Ação contra supostos agentes da ditadura desrespeita a Lei da Anistia e os fundamentos básicos do direito penal
Por Reinaldo Azevedo - Ai, que preguiça! O Ministério Público Federal continua a torrar inutilmente o dinheiro dos brasileiros. A ação da hora, a cargo do procurador Andrey Borges de Mendonça, é tentar punir o médico aposentado João Henrique Ferreira de Carvalho, conhecido com o “Jota”, que teria atuado como um infiltrado no grupo terrorista ALN (Ação Libertadora Nacional), que era comandada pelo terrorista Carlos Marighella, o preferido de três entre três ignorantes de esquerda. Para lembrar rapidamente: esse grande herói é o autor do Minimanual do Guerrilheiro Urbano, que defende, entre outras delicadezas, o assassinato de qualquer homem fardado e ações violentas até em hospitais. Wagner Moura vai dirigir um filme sobre esse moralista. Tomara que ele seja o ator. O cara é bom. Eu o quero ainda mais convincente do que no papel de Pablo Escobar. Bandido herói por bandido herói, o nosso é mais complexo. Afinal, Escobar não tem uma legião de intelectuais vigaristas que o idolatram. Marighella tem. Sigamos. Jota é acusado, pelo valente Andrey, de responsável pelas mortes dos terroristas Arnaldo Cardoso Rocha, Francisco Emmanuel Penteado e Francisco Seiko Okama. Eles pertenciam à organização e teriam sido capturados e mortos em razão das informações prestadas pelo médico, que se fazia passar por um membro do grupo. Segundo o procurador, Jota sabia que as informações que ele passava levariam à morte do trio. Além do informante, o procurador denunciou pelo crime de homicídio qualificado os ex-policiais militares Beatriz Martins, a agente Neuza, e Ovídio Carneiro de Almeida, conhecido por “Everaldo”, que eram colaboradores do DOI-Codi.
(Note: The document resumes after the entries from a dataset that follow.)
int mvicp_set_correspondences(mvicp_ctx* c, int edge, int n, const int* first, const int* second, float weight) try {
  MV_CHECK(bind(c));
  if (edge < 0 || edge >= c->E) { set_error("edge %d out of range", edge); return MVICP_ERR_ARG; }
  if (!c->owned[edge]) { set_error("edge %d is owned by another rank", edge); return MVICP_ERR_STATE; }
  const int ns = c->frames[c->esrc[edge]].n, nd = c->frames[c->edst[edge]].n;
  if (n < 0 || n > ns) { set_error("n=%d exceeds the edge capacity N_src=%d", n, ns); return MVICP_ERR_ARG; }
  for (int i = 0; i < n; ++i)
    if (first[i] < 0 || first[i] >= ns || second[i] < 0 || second[i] >= nd) { set_error("correspondence %d out of range", i); return MVICP_ERR_ARG; }
  const size_t off = (size_t)c->cap_off[edge];
  MV_HIP(hipStreamSynchronize(c->stream));
  if (n) {
    const std::vector<int>& si = c->frames[c->esrc[edge]].grid.h_inv;
    const std::vector<int>& di = c->frames[c->edst[edge]].grid.h_inv;
    std::vector<int> a(n), b(n);
    for (int i = 0; i < n; ++i) { a[i] = si[first[i]]; b[i] = di[second[i]]; }
    MV_HIP(hipMemcpy(c->d_first + off, a.data(), sizeof(int) * n, hipMemcpyHostToDevice));
    MV_HIP(hipMemcpy(c->d_second + off, b.data(), sizeof(int) * n, hipMemcpyHostToDevice));
    MV_HIP(hipMemset(c->d_cd2 + off, 0, sizeof(double) * n));
  }
  c->nn_cache_valid = false;
  c->spec_ready = false; c->spec2_ready = false;
  c->list_valid[edge] = 0; c->explicit_list[edge] = 1; c->export_valid = false;
  c->qpos_valid[edge] = 0; c->corr_epoch[edge] = ++c->epoch_counter;
  c->sel_med1[edge] = c->sel_med2[edge] = -1.0;
  const double a = (double)weight;
  MV_HIP(hipMemcpy(c->d_count + edge, &n, sizeof(int), hipMemcpyHostToDevice));
  {
    const int not_identity = -1;
    MV_HIP(hipMemcpy(c->d_nsrc + edge, &not_identity, sizeof(int), hipMemcpyHostToDevice));
  }
  MV_HIP(hipMemcpy(c->d_a + edge, &a, sizeof(double), hipMemcpyHostToDevice));
  c->h_pin[c->ctl_r2_off + (size_t)c->E * kEdgeRel + edge] = a;
  c->h_count[edge] = n;
  c->h_weight[edge] = weight;
  c->have_corr = true;
  const int one = 1;
  MV_HIP(hipMemcpy(c->d_dirty + edge, &one, sizeof(int), hipMemcpyHostToDevice));
  MV_CHECK(launch_gather_stream(c));
  MV_HIP(hipStreamSynchronize(c->stream));
  return MVICP_OK;
} MVICP_GUARD_ABI
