struct MgCache {
    int slot1;
    int f1;
    int upto;
    int ok;
    double M[3];
    int epoch;
    int pad;
};
static_assert(sizeof(MgCache) == 48, "cs_register_mergability_cache_bytes");
struct MgRunCore {
    MgCore a;
    int W, count, curFrame;
    double tolPix;
    MgCache* cache;
    int epoch, fromMin;
    int* counts;
    const int* list;
    int nList;
    const int* flags;
};
struct MgRunArgs : MgRunCore {
    cs_poseupdate_cam cam[PU_MAX_CAMS];
};
constexpr int MG_GAP_MAX = 2 * MG_LPC;
struct MgMiss {
    int p, s, start, end;
};
template <int NT>
__device__ __forceinline__ void mg_running_rows(const MgRunCore& B, const cs_poseupdate_cam* cams, const int* list, int nList, int c, int bx,
                                                double* mg_pose, MgMiss* missList, int& nMiss) {
    const MgCore& A = B.a;
    const int tid = threadIdx.x, N = A.N, H = A.H, W = B.W;
    if (list && (int)(bx * (NT / MG_LPC)) < nList && list[bx * (NT / MG_LPC)] < 0) return;
    const cs_poseupdate_cam& C = cams[c];
    const double* hR = A.histR + (size_t)c * H * 9;
    const double* hT = A.histT + (size_t)c * H * 3;
    const double* hXY = A.histXY + (size_t)c * H * 2 * N;
    for (int q = tid; q < W * 12; q += NT) {
        const int j = q / 12, e = q - 12 * j, rs = (A.head - j + H) % H;
        mg_pose[q] = e < 9 ? hR[(size_t)rs * 9 + e] : hT[(size_t)rs * 3 + (e - 9)];
    }
    if (tid == 0) nMiss = 0;
    __syncthreads();
    const int lane = tid & 63, r = lane % MG_LPC, g = lane / MG_LPC;
    const unsigned long long gmask = ((1ull << MG_LPC) - 1ull) << (MG_LPC * g);
    const int jj = (bx * NT + tid) / MG_LPC;
    const int p = list ? (jj < nList ? list[jj] : -1) : (jj < A.P ? jj : -1);
    const bool live = p >= 0 && p < A.P;
    int s = live ? A.slot[(size_t)p * A.nCams + c] : -1;
    bool skipped = false;
    if (s >= 0 && B.flags && !(B.flags[(size_t)p * A.nCams + c] & 1)) skipped = true, s = -2;
    bool failW = false, cut = false, tailOK = true, hit = false, listed = false;
    int nTerms = 0;
    if (s >= 0) {
        double M[3], cov[9];
#pragma unroll
        for (int q = 0; q < 3; ++q) M[q] = A.M[3 * (size_t)p + q];
#pragma unroll
        for (int q = 0; q < 9; ++q) cov[q] = A.cov[9 * (size_t)p + q];
        const int f1 = C.trackSpan[s], f2 = C.trackSpan[N + s];
        const int len = f1 >= 0 ? f2 - f1 + 1 : 0;
        const int depth = len < W ? len : W;
        for (int j = r; j < depth && !failW; j += MG_LPC) {
            const double* R = mg_pose + 12 * j;
            const double* t = R + 9;
            const int rs = (A.head - j + H) % H;
            const double mx = hXY[(size_t)rs * 2 * N + s], my = hXY[(size_t)rs * 2 * N + N + s];
            failW = mg_term_fails(C.K, R, t, M, cov, A.sigma, mx, my);
        }
        failW = (__builtin_amdgcn_ballot_w64(failW) & gmask) != 0ull;
        const int end = B.curFrame - W;
        if (len > W) {
            MgCache* E = B.cache + (size_t)p * A.nCams + c;
            const MgCache e = *E;
            const PuProj q0 = pu_project(C.K, mg_pose, mg_pose + 9, M), q1 = pu_project(C.K, mg_pose, mg_pose + 9, e.M);
            const double du = q0.u / q0.w - q1.u / q1.w, dv = q0.v / q0.w - q1.v / q1.w;
            hit = e.slot1 == s + 1 && e.f1 == f1 && e.upto >= f1 - 1 && e.upto <= end && q0.w > 0 && q1.w > 0 &&
                  du * du + dv * dv <= B.tolPix * B.tolPix && (e.epoch == B.epoch || e.upto < B.fromMin);
            const int start = hit ? e.upto + 1 : f1;
            tailOK = hit ? e.ok != 0 : true;
// ... 42 lines not shown
            w.M[0] = M[0], w.M[1] = M[1], w.M[2] = M[2], w.epoch = B.epoch, w.pad = 0;
            B.cache[(size_t)p * A.nCams + c] = w;
        }
    }
    if (live && r == 0 && !listed) A.out[(size_t)p * A.nCams + c] = s == -1 ? 255 : (skipped ? 0 : (cut ? 2 : (failW || !tailOK ? 0 : 1)));
    __syncthreads();
    const int wv = tid >> 6, nM = nMiss;
    for (int k = wv; k < nM; k += NT / 64) {
        const MgMiss m = missList[k];
        double M[3], cov[9];
#pragma unroll
        for (int q = 0; q < 3; ++q) M[q] = A.M[3 * (size_t)m.p + q];
#pragma unroll
        for (int q = 0; q < 9; ++q) cov[q] = A.cov[9 * (size_t)m.p + q];
        bool ok = true;
        for (int f = m.start; f <= m.end && ok; f += 64) {
            bool fail = false;
            const int ff = f + lane;
            if (ff <= m.end) {
                const int j = B.curFrame - ff, rs = ((A.head - j) % H + H) % H;
                double Rt[12];
#pragma unroll
                for (int q = 0; q < 9; ++q) Rt[q] = hR[(size_t)rs * 9 + q];
#pragma unroll
                for (int q = 0; q < 3; ++q) Rt[9 + q] = hT[(size_t)rs * 3 + q];
                const double mx = hXY[(size_t)rs * 2 * N + m.s], my = hXY[(size_t)rs * 2 * N + N + m.s];
                fail = mg_term_fails(C.K, Rt, Rt + 9, M, cov, A.sigma, mx, my);
                ++nTerms;
            }
            if (__builtin_amdgcn_ballot_w64(fail)) ok = false;
        }
        if (lane == 0) {
            MgCache* E = B.cache + (size_t)m.p * A.nCams + c;
            const bool fresh = m.start == C.trackSpan[m.s];
            MgCache w;
            w.slot1 = m.s + 1, w.f1 = C.trackSpan[m.s], w.upto = m.end, w.ok = ok ? 1 : 0;
            w.M[0] = fresh ? M[0] : E->M[0], w.M[1] = fresh ? M[1] : E->M[1], w.M[2] = fresh ? M[2] : E->M[2], w.epoch = B.epoch, w.pad = 0;
            *E = w;
            A.out[(size_t)m.p * A.nCams + c] = ok ? 1 : 0;
        }
    }
    if (B.counts) {
        const unsigned long long bh = __builtin_amdgcn_ballot_w64(hit && r == 0), bw = __builtin_amdgcn_ballot_w64(listed && !hit && r == 0),
                                 bc = __builtin_amdgcn_ballot_w64(cut && r == 0);
        int terms = nTerms;
#pragma unroll
        for (int o = 32; o > 0; o >>= 1) terms += __shfl_xor(terms, o, 64);
        if (lane == 0) {
            if (bh) atomicAdd(B.counts, __popcll(bh));
            if (bw) atomicAdd(B.counts + 1, __popcll(bw));
            if (bc) atomicAdd(B.counts + 2, __popcll(bc));
            if (terms) atomicAdd(B.counts + 3, terms);
        }
    }
}
__global__ __launch_bounds__(256) void k_register_mergability_running(MgRunArgs B) {
    extern __shared__ double mg_pose[];
    __shared__ MgMiss missList[256 / MG_LPC];
    __shared__ int nMiss;
    CS_POSE_STREAM_PRIO();
    mg_running_rows<256>(B, B.cam, B.list, B.nList, B.a.cam0 + blockIdx.y, blockIdx.x, mg_pose, missList, nMiss);
}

Calma que Andrey ainda não terminou. Ele quer que a acusação de triplo homicídio ainda seja agravada por “motivo torpe”, já que se trataria de eliminar inimigos políticos do regime para manter os militares no poder.
Então vamos pensar
Isso não é exercício de direito, cidadania ou legalidade. Comece-se pelo óbvio: ainda que tudo seja ou fosse verdade, as três pessoas, assim como os terroristas, foram beneficiados pela Lei 6.683, a Lei da Anistia, de 28 de agosto de 1979. Essa questão já chegou ao Supremo em 2010. O relator foi um ex-torturado, Eros Grau, que reiterou a sua validade. A Corte Interamericana de Direitos Humanos tentou meter o nariz na história. Não adiantou. Os acusados de crimes durante a ditadura, de um lado e de outro, foram anistiados. E ponto final. A lei que aprovou a Constituinte, diga-se, tinha como pressuposto a validade da anistia. Assim, o senhor Andrey, com a devida vênia, está apenas fazendo proselitismo e, claro!, pedindo para acender os holofotes. Os moços do MPF gostam de um estrelato, e todo mundo sabe disso. Esse não se veste de preto. Ele apenas conserva uma diligente barba de dois dias e uma mecha de cabelo caída sobre a testa. Nessa profissão, parece que é preciso ver e ser visto. Como as celebridades.
Mais absurdo ainda
A acusação é ainda mais absurda, conforme ensina a disciplina Massinha I do Direito Penal, porque está claro, pelos próprios termos da denúncia, que os três acusados não mataram ninguém, ainda que as pessoas tenham morrido na esteira de um conjunto de ações do qual eles também participaram. Se a acusação de triplo homicídio é estapafúrdia, defender a qualificação chega às raias da maluquice. Adoraria ver o doutor entrando no cérebro dos acusados, encontrar lá o impulso nervoso a provar: “Ah, eles sabiam que aqueles membros da ALN seriam mortos”. É claro que alguns imberbes — não é o caso de Andrey — se assanham. Afinal, parece que o procurador apenas está fazendo justiça. Poucos se darão conta de que ele finge que a Lei da Anistia não existe e que o STF ainda não deliberou a respeito de sua higidez. O mínimo que se espera de um membro do MPF é que argumente em favor da lei e que… siga a lei.